[Stored dataset items]
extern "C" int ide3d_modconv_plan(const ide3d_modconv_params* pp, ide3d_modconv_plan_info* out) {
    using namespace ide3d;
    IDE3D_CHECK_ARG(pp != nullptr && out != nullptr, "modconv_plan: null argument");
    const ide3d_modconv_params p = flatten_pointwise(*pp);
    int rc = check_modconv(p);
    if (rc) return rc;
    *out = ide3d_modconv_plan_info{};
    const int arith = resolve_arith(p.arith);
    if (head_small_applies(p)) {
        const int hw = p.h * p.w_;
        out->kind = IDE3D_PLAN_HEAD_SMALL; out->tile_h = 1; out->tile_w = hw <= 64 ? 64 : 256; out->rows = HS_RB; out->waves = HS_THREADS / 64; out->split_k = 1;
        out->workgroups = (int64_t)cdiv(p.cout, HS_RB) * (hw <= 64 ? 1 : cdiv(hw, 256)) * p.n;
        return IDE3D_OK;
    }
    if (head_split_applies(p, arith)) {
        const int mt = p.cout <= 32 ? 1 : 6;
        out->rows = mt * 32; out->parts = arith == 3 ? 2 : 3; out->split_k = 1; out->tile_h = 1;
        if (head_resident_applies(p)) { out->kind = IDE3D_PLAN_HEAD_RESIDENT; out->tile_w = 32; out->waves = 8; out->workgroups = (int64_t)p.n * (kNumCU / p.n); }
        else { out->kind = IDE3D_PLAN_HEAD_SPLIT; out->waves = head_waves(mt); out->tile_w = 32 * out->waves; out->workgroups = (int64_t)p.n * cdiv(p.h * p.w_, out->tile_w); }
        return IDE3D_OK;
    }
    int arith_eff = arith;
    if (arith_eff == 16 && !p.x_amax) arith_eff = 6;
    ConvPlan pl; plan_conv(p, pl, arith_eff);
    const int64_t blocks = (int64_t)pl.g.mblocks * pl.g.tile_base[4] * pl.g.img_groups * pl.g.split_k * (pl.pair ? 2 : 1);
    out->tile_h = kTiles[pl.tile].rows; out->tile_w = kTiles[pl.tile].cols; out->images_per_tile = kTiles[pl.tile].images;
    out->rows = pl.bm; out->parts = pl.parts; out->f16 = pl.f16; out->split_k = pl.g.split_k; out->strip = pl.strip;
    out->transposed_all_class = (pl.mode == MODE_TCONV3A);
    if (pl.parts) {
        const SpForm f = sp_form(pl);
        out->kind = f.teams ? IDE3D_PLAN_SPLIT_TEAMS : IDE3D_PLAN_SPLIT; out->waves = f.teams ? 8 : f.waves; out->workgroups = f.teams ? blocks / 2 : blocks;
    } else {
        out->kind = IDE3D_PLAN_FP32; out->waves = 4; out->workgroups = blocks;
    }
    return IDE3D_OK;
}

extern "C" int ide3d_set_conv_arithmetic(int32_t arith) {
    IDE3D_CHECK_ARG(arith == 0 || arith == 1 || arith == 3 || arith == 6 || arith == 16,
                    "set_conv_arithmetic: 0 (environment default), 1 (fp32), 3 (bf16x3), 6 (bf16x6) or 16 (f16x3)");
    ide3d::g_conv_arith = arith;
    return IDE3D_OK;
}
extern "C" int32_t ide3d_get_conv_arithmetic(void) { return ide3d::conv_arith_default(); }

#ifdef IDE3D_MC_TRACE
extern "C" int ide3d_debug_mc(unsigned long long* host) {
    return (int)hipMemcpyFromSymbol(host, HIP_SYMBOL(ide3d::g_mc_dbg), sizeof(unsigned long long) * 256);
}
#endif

Task statement: All of the data should be retyped exactly.

Exercise result:
extern "C" int ide3d_modconv_plan(const ide3d_modconv_params* pp, ide3d_modconv_plan_info* out) {
    using namespace ide3d;
    IDE3D_CHECK_ARG(pp != nullptr && out != nullptr, "modconv_plan: null argument");
    const ide3d_modconv_params p = flatten_pointwise(*pp);
    int rc = check_modconv(p);
    if (rc) return rc;
    *out = ide3d_modconv_plan_info{};
    const int arith = resolve_arith(p.arith);
    if (head_small_applies(p)) {
        const int hw = p.h * p.w_;
        out->kind = IDE3D_PLAN_HEAD_SMALL; out->tile_h = 1; out->tile_w = hw <= 64 ? 64 : 256; out->rows = HS_RB; out->waves = HS_THREADS / 64; out->split_k = 1;
        out->workgroups = (int64_t)cdiv(p.cout, HS_RB) * (hw <= 64 ? 1 : cdiv(hw, 256)) * p.n;
        return IDE3D_OK;
    }
    if (head_split_applies(p, arith)) {
        const int mt = p.cout <= 32 ? 1 : 6;
        out->rows = mt * 32; out->parts = arith == 3 ? 2 : 3; out->split_k = 1; out->tile_h = 1;
        if (head_resident_applies(p)) { out->kind = IDE3D_PLAN_HEAD_RESIDENT; out->tile_w = 32; out->waves = 8; out->workgroups = (int64_t)p.n * (kNumCU / p.n); }
        else { out->kind = IDE3D_PLAN_HEAD_SPLIT; out->waves = head_waves(mt); out->tile_w = 32 * out->waves; out->workgroups = (int64_t)p.n * cdiv(p.h * p.w_, out->tile_w); }
        return IDE3D_OK;
    }
    int arith_eff = arith;
    if (arith_eff == 16 && !p.x_amax) arith_eff = 6;
    ConvPlan pl; plan_conv(p, pl, arith_eff);
    const int64_t blocks = (int64_t)pl.g.mblocks * pl.g.tile_base[4] * pl.g.img_groups * pl.g.split_k * (pl.pair ? 2 : 1);
    out->tile_h = kTiles[pl.tile].rows; out->tile_w = kTiles[pl.tile].cols; out->images_per_tile = kTiles[pl.tile].images;
    out->rows = pl.bm; out->parts = pl.parts; out->f16 = pl.f16; out->split_k = pl.g.split_k; out->strip = pl.strip;
    out->transposed_all_class = (pl.mode == MODE_TCONV3A);
    if (pl.parts) {
        const SpForm f = sp_form(pl);
        out->kind = f.teams ? IDE3D_PLAN_SPLIT_TEAMS : IDE3D_PLAN_SPLIT; out->waves = f.teams ? 8 : f.waves; out->workgroups = f.teams ? blocks / 2 : blocks;
    } else {
        out->kind = IDE3D_PLAN_FP32; out->waves = 4; out->workgroups = blocks;
    }
    return IDE3D_OK;
}

extern "C" int ide3d_set_conv_arithmetic(int32_t arith) {
    IDE3D_CHECK_ARG(arith == 0 || arith == 1 || arith == 3 || arith == 6 || arith == 16,
                    "set_conv_arithmetic: 0 (environment default), 1 (fp32), 3 (bf16x3), 6 (bf16x6) or 16 (f16x3)");
    ide3d::g_conv_arith = arith;
    return IDE3D_OK;
}
extern "C" int32_t ide3d_get_conv_arithmetic(void) { return ide3d::conv_arith_default(); }

#ifdef IDE3D_MC_TRACE
extern "C" int ide3d_debug_mc(unsigned long long* host) {
    return (int)hipMemcpyFromSymbol(host, HIP_SYMBOL(ide3d::g_mc_dbg), sizeof(unsigned long long) * 256);
}
#endif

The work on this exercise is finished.